Hi there ! And thank you for your time and for your questions.

Before I answer the first question regarding 24-bit integers, etc.,
please allow me to kindly ask you:

Where are you going to store the 24-bit integer that you read from
"raw memory" (= untyped memory = array of bytes) ? Or where is the
24-bit integer that you plan to write to "raw memory" stored ?

(In what type of variable ?)

Regarding the second question, regarding run-time dispatching of
operations (as opposed to compile-time dispatching), I will start with
a couple of examples that supports your question even more:

It is not just the endian-ness that might not be known at
compile-time. The alignment of data might also not be known before
explicitly checking it at run-time.

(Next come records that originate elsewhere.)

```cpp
template <typename T, int VEC, bool LDS, int NT, bool COMP, bool FUSE, int PD, bool ASYM = false, bool XDEF = false,
          bool BOOK = false, bool LMASK = false>
__global__ void __launch_bounds__(kApplyBlock, MFS_MARCH_MIN_WAVES)
k_pcg_apply_march(const T* __restrict__ v, T* __restrict__ out, const T* __restrict__ diag,
                  const T* __restrict__ cx, const T* __restrict__ cy, const T* __restrict__ cz,
                  const unsigned char* __restrict__ cls, ApplyArgs a, double* __restrict__ partial,
                  const double* __restrict__ done_flag, const T* __restrict__ fr, const T* __restrict__ fd_old,
                  T* __restrict__ fd_new, const double* __restrict__ beta_ptr, const T* __restrict__ cz2,
                  T* __restrict__ xdef = nullptr, const double* __restrict__ alpha_ptr = nullptr, BookArgs bk = BookArgs{}) {
  static_assert(!XDEF || FUSE, "the deferred x update rides on the fused direction update");
  static_assert(!LMASK || (COMP && FUSE && PD == 1), "lane-level masking: compressed, fused, prefetch depth 1");
  static_assert(!BOOK || FUSE, "closing the previous iteration rides on the fused direction update");
  static_assert(kApplyBlock == kBlock, "block_total_of is written for kBlock threads");
  double alpha_x = (XDEF && !BOOK) ? *alpha_ptr : 0.0;
  static_assert(!FUSE || LDS, "the fused direction update is implemented on the LDS march");
  double bk_dn = 0.0, bk_delta = 0.0, bk_dq = 0.0, bk_tol2 = 0.0, bk_acc = 0.0;
  bool book_pending = BOOK;
  double beta_v = 0.0;
  if (BOOK) {
    bk_dn = bk.scal[S_DONE]; bk_delta = bk.scal[S_RING + bk.par]; bk_dq = bk.scal[S_DQ]; bk_tol2 = bk.scal[S_TOL2];
    for (int i = threadIdx.x; i < bk.npart; i += kBlock) bk_acc += bk.part_rr[i];
  } else {
    if (done_flag && *done_flag != 0.0) return;
    if (FUSE) beta_v = *beta_ptr;
  }
  VSrc<T, VEC, FUSE> src{v, fr, fd_old, beta_v};
  extern __shared__ __align__(16) unsigned char smem_raw[];
  T* const smem = reinterpret_cast<T*>(smem_raw);
  const int Nz = a.Nz;
  const int nzv = Nz / VEC;
  const int ipp = (a.Ny - 2) * nzv;
  const int tiles = (ipp + kApplyBlock - 1) / kApplyBlock;
  const int n1 = a.xe - a.xb;
  const int np = n1 + (a.xe2 - a.xb2);
  const bool sparse = a.items != nullptr;
  const int64_t total = sparse ? (int64_t)*a.count : (int64_t)tiles * np;

  const int G = gridDim.x;
  const int nch = min(G, kXcds);
  const int xcd = blockIdx.x % nch, slot = blockIdx.x / nch;
  const int per = G / nch, extra = G - per * nch;
  const int seg = xcd * per + min(xcd, extra) + slot;
  const int64_t s0 = total * seg / G, s1 = total * (seg + 1) / G;
  const int64_t sx = (int64_t)a.Ny * Nz;
  const int tid = threadIdx.x, lane = tid & 63;
  const int tile_elems = kApplyBlock * VEC;
  const int buf_elems = tile_elems + 2 * Nz;
  double acc = 0.0;

  auto close_previous = [&]() -> bool {
    book_pending = false;
    __shared__ double s_rr;
    const double t = block_sum<kBlock>(bk_acc);
    if (threadIdx.x == 0) s_rr = t;
    __syncthreads();
    const double rr = s_rr;
    const bool stop = bk_dn != 0.0 || cg_health(bk_dq, rr) != 0 || rr < bk_tol2;
    if (bk_dn == 0.0 && blockIdx.x == 0 && threadIdx.x == 0) cg_book(bk.scal, bk.hist, bk.hist_cap, bk.par, bk_dq, rr);
    src.beta = rr / bk_delta;
    if (XDEF) alpha_x = bk_delta / bk_dq;
    return stop;
  };

  for (int64_t i = s0; i < s1;) {
    const int64_t it_ = sparse ? (int64_t)a.items[i] : i;
    const int tile = (int)(it_ / np);
    const int pl = (int)(it_ - (int64_t)tile * np);
    const int x0 = pl < n1 ? a.xb + pl : a.xb2 + (pl - n1);
    int len = (int)min((int64_t)((pl < n1 ? a.xe : a.xe2) - x0), s1 - i);
    if (sparse) len = min(len, a.runrem[i]);
    if (a.xchunk > 0) len = min(len, a.xchunk);
    const int x1 = x0 + len;
    i += len;
    const int item_raw = tile * kApplyBlock + tid;
    const bool active = item_raw < ipp;
    const int item = active ? item_raw : ipp - 1;
    const int yy = item / nzv, zv = item - yy * nzv;
    const bool first = zv == 0, last = zv == nzv - 1;
    const int64_t m = (int64_t)(yy + 1) * Nz + (int64_t)zv * VEC;
    const int64_t m0 = (int64_t)Nz + (int64_t)tile * tile_elems;
    const int tile_len = min(tile_elems, ipp * VEC - tile * tile_elems);

    int64_t base = (int64_t)x0 * sx + m;
    const RawVec<T, VEC> wm = src.raw(base - sx), wc = src.raw(base), wp = src.raw(base + sx);
    constexpr bool MASK = LMASK;
    const bool mask_on = MASK && sparse;
    unsigned char cls_n = kClsMixed, cls_c = kClsMixed, cls_n2 = kClsMixed;
    if (COMP) {
      cls_c = cls[base / VEC];
      cls_n = cls[(base + (x0 + 1 < x1 ? sx : 0)) / VEC];
      if (MASK) cls_n2 = cls[((int64_t)min(x0 + 2, x1) * sx + m) / VEC];
    }
    RawVec<T, VEC> wh = {};
    const bool h0 = LDS && tid < 2 * nzv;
    if (h0) wh = src.raw((int64_t)x0 * sx + (tid < nzv ? m0 - Nz + tid * VEC : m0 + tile_len + (tid - nzv) * VEC));
    if (BOOK && book_pending) {
      if (close_previous()) return;
    }
    vec_t<T, VEC> vm = src.fin(wm), vc = src.fin(wc), vp = src.fin(wp);
    CoefVec<T, VEC> cc = coef_load<T, VEC, COMP, NT, true, ASYM>(diag, cx, cy, cz, base, sx, Nz, cls_c, cz2);
    if (!COMP) cc.cxm = vload<T, VEC>(cx + base);

    if (LDS) {
      T* b0 = smem;
      if (active) vstore<T, VEC>(b0 + Nz + tid * VEC, vc);
      if (h0) vstore<T, VEC>(b0 + (tid < nzv ? tid * VEC : Nz + tile_len + (tid - nzv) * VEC), src.fin(wh));
      for (int s = tid + kApplyBlock; s < 2 * nzv; s += kApplyBlock) {
        const bool lo = s < nzv;
        const int j = lo ? s : s - nzv;
        vstore<T, VEC>(b0 + (lo ? j * VEC : Nz + tile_len + j * VEC),
                       src.ld((int64_t)x0 * sx + (lo ? m0 - Nz + j * VEC : m0 + tile_len + j * VEC)));
      }
      MFS_LDS_BARRIER();
    }
    const bool hact = LDS && tid < 2 * nzv;
    const bool hlow = tid < nzv;
    const int64_t hg = hlow ? m0 - Nz + (int64_t)tid * VEC : m0 + tile_len + (int64_t)(tid - nzv) * VEC;
    const int hl = hlow ? tid * VEC : Nz + tile_len + (tid - nzv) * VEC;
    RawVec<T, VEC> Q[PD > 1 ? PD - 1 : 1], H[PD];
#pragma unroll
    for (int k = 0; k < PD - 1; ++k) Q[k] = src.raw((int64_t)min(x0 + 2 + k, x1) * sx + m);
#pragma unroll
    for (int k = 0; k < PD; ++k) {
      H[k] = RawVec<T, VEC>{};
      if (hact) H[k] = src.raw((int64_t)min(x0 + 1 + k, x1) * sx + hg);
    }

    for (int x = x0; x < x1; ++x) {
      const bool more = x + 1 < x1;
      const int cur = (x - x0) & 1;
      const int64_t nb = base + sx;
      const int64_t nn = more ? nb : base;
      const int64_t n2 = more ? nb + sx : nb;
      const bool dead_c = mask_on && cc.cls == kClsDead;
      RawVec<T, VEC> qn = {};
      if (!(mask_on && cls_n2 == kClsDead)) qn = src.raw((int64_t)min(x + 1 + PD, x1) * sx + m);
      vec_t<T, VEC> xo = {}, dxo = {};
      if (XDEF && !dead_c) { xo = vload_nt<T, VEC>(xdef + base); dxo = vload<T, VEC>(fd_old + base); }
      CoefVec<T, VEC> cn = coef_load<T, VEC, COMP, NT, false, ASYM>(diag, cx, cy, cz, nn, sx, Nz, more ? cls_n : cc.cls, cz2);
      cn.cxm = cc.cxp;
      unsigned char cls_nn = kClsMixed;
      if (COMP) cls_nn = MASK ? cls[((int64_t)min(x + 3, x1) * sx + m) / VEC] : cls[n2 / VEC];
      RawVec<T, VEC> hn = {};
      if (hact) hn = src.raw((int64_t)min(x + 1 + PD, x1) * sx + hg);
      vec_t<T, VEC> vym, vyp;
      double zl, zr;
      if (LDS) {
        const T* bc = smem + cur * buf_elems;
        vym = vload<T, VEC>(bc + tid * VEC);
        vyp = vload<T, VEC>(bc + 2 * Nz + tid * VEC);
        zl = (double)bc[Nz + tid * VEC - 1];
        zr = (double)bc[Nz + tid * VEC + VEC];
      } else {
        vym = vload<T, VEC>(v + base - Nz);
        vyp = vload<T, VEC>(v + base + Nz);
        const T l = __shfl_up(vc[VEC - 1], 1, 64), r = __shfl_down(vc[0], 1, 64);
        zl = (double)((lane == 0 && !first) ? v[base - 1] : l);
        zr = (double)((lane == 63 && !last) ? v[base + VEC] : r);
      }
      const T czs = __shfl_down(cc.czm[0], 1, 64);
      const double czr = (double)((lane == 63 && !last) ? cz[base + VEC] : czs);
      stencil_vec<T, VEC>(out + base, vc, vp, vm, vyp, vym, cc.dg, cc.cxp, cc.cxm, cc.cyp, cc.cym, cc.czm, zl, zr, czr,
                          first, last, active && !dead_c, acc, cc.czm2);
      if (FUSE && active && !dead_c) vstore<T, VEC>(fd_new + base, vc);
      if (XDEF && active && !dead_c) {
#pragma unroll
        for (int j = 0; j < VEC; ++j) xo[j] = (T)((double)xo[j] + alpha_x * (double)dxo[j]);
        vstore_nt<T, VEC>(xdef + base, xo);
      }
      if (more) {
        if (LDS) {
          T* bn = smem + (cur ^ 1) * buf_elems;
          if (active) vstore<T, VEC>(bn + Nz + tid * VEC, vp);
          if (hact) vstore<T, VEC>(bn + hl, src.fin(H[0]));
          for (int s = tid + kApplyBlock; s < 2 * nzv; s += kApplyBlock) {
            const bool lo = s < nzv;
            const int j = lo ? s : s - nzv;
            vstore<T, VEC>(bn + (lo ? j * VEC : Nz + tile_len + j * VEC),
                           src.ld((int64_t)(x + 1) * sx + (lo ? m0 - Nz + j * VEC : m0 + tile_len + j * VEC)));
          }
          MFS_LDS_BARRIER();
        }
        vm = vc; vc = vp; vp = src.fin(PD == 1 ? qn : Q[0]); cc = cn;
        if (MASK) { cls_n = cls_n2; cls_n2 = cls_nn; } else cls_n = cls_nn;
#pragma unroll
        for (int k = 0; k + 1 < PD - 1; ++k) Q[k] = Q[k + 1];
        if (PD > 1) Q[PD - 2] = qn;
#pragma unroll
        for (int k = 0; k + 1 < PD; ++k) H[k] = H[k + 1];
        H[PD - 1] = hn;
        base = nb;
      }
    }
    if (LDS) MFS_LDS_BARRIER();
  }
  if (BOOK && book_pending) {
    if (close_previous()) return;
  }
  const double tot = block_sum<kApplyBlock>(acc);
  if (threadIdx.x == 0) partial[blockIdx.x] = tot;
}

}
```

Before: 191,800 Mcells/s.

## Reuse marched source raw values for deferred x update instead of reloading fd_old

The deferred x += alpha*d update no longer loads the old direction from fd_old. It reuses the raw source vectors already streamed through the x-march register pipeline (wc, wp, and the prefetched plane two ahead). The update is shifted two planes ahead so it matches the raw values available in the prefetch queue. This removes one full-field read per cell per iteration, at the cost of more complex ownership and boundary logic, and it depends on the raw source buffer equalling the old direction.

```diff
diff --git a/python-fluid-simulation_amd/csrc/mfs_pcg_apply.h b/python-fluid-simulation_amd/csrc/mfs_pcg_apply.h
--- a/python-fluid-simulation_amd/csrc/mfs_pcg_apply.h
+++ b/python-fluid-simulation_amd/csrc/mfs_pcg_apply.h
@@ -299,10 +299,27 @@
     RawVec<T, VEC> wh = {};
     const bool h0 = LDS && tid < 2 * nzv;
     if (h0) wh = src.raw((int64_t)x0 * sx + (tid < nzv ? m0 - Nz + tid * VEC : m0 + tile_len + (tid - nzv) * VEC));
+    const bool xown_c = XDEF && !(mask_on && cls_c == kClsDead);
+    const bool xown_n = XDEF && x0 + 1 < x1 && !(mask_on && cls_n == kClsDead);
+    vec_t<T, VEC> xo_c = {}, xo_n = {};
+    if (xown_c) xo_c = vload_nt<T, VEC>(xdef + base);
+    if (xown_n) xo_n = vload_nt<T, VEC>(xdef + base + sx);
     if (BOOK && book_pending) {
       if (close_previous()) return;
     }
     vec_t<T, VEC> vm = src.fin(wm), vc = src.fin(wc), vp = src.fin(wp);
+    if (XDEF && active) {
+      if (xown_c) {
+#pragma unroll
+        for (int j = 0; j < VEC; ++j) xo_c[j] = (T)((double)xo_c[j] + alpha_x * (double)wc.b[j]);
+        vstore_nt<T, VEC>(xdef + base, xo_c);
+      }
+      if (xown_n) {
+#pragma unroll
+        for (int j = 0; j < VEC; ++j) xo_n[j] = (T)((double)xo_n[j] + alpha_x * (double)wp.b[j]);
+        vstore_nt<T, VEC>(xdef + base + sx, xo_n);
+      }
+    }
     CoefVec<T, VEC> cc = coef_load<T, VEC, COMP, NT, true, ASYM>(diag, cx, cy, cz, base, sx, Nz, cls_c, cz2);
     if (!COMP) cc.cxm = vload<T, VEC>(cx + base);
 
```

Let me quote from the ugly
documentation that I have written
(http://adder.iworks.ro/Boost/RawMemory/#UsersManual):

"When we are dealing with an array of values (i.e. contiguous values)
and performance is critical, we might want to check whether the data
is aligned and specifically demand unchecked_memory_xfer if it is."

Ultimately, the number of bytes that are used to represent the integer
may be variable. Such is the case with the "mapping pair offsets" used
by NTFS to locate the contiguous runs of clusters that make up the
(non-MFT resident portion of the) file. In order to save precious MFT
(Master File Table) entry space, signed offsets are stored in
variable-sized (1 to 8-byte long) integers.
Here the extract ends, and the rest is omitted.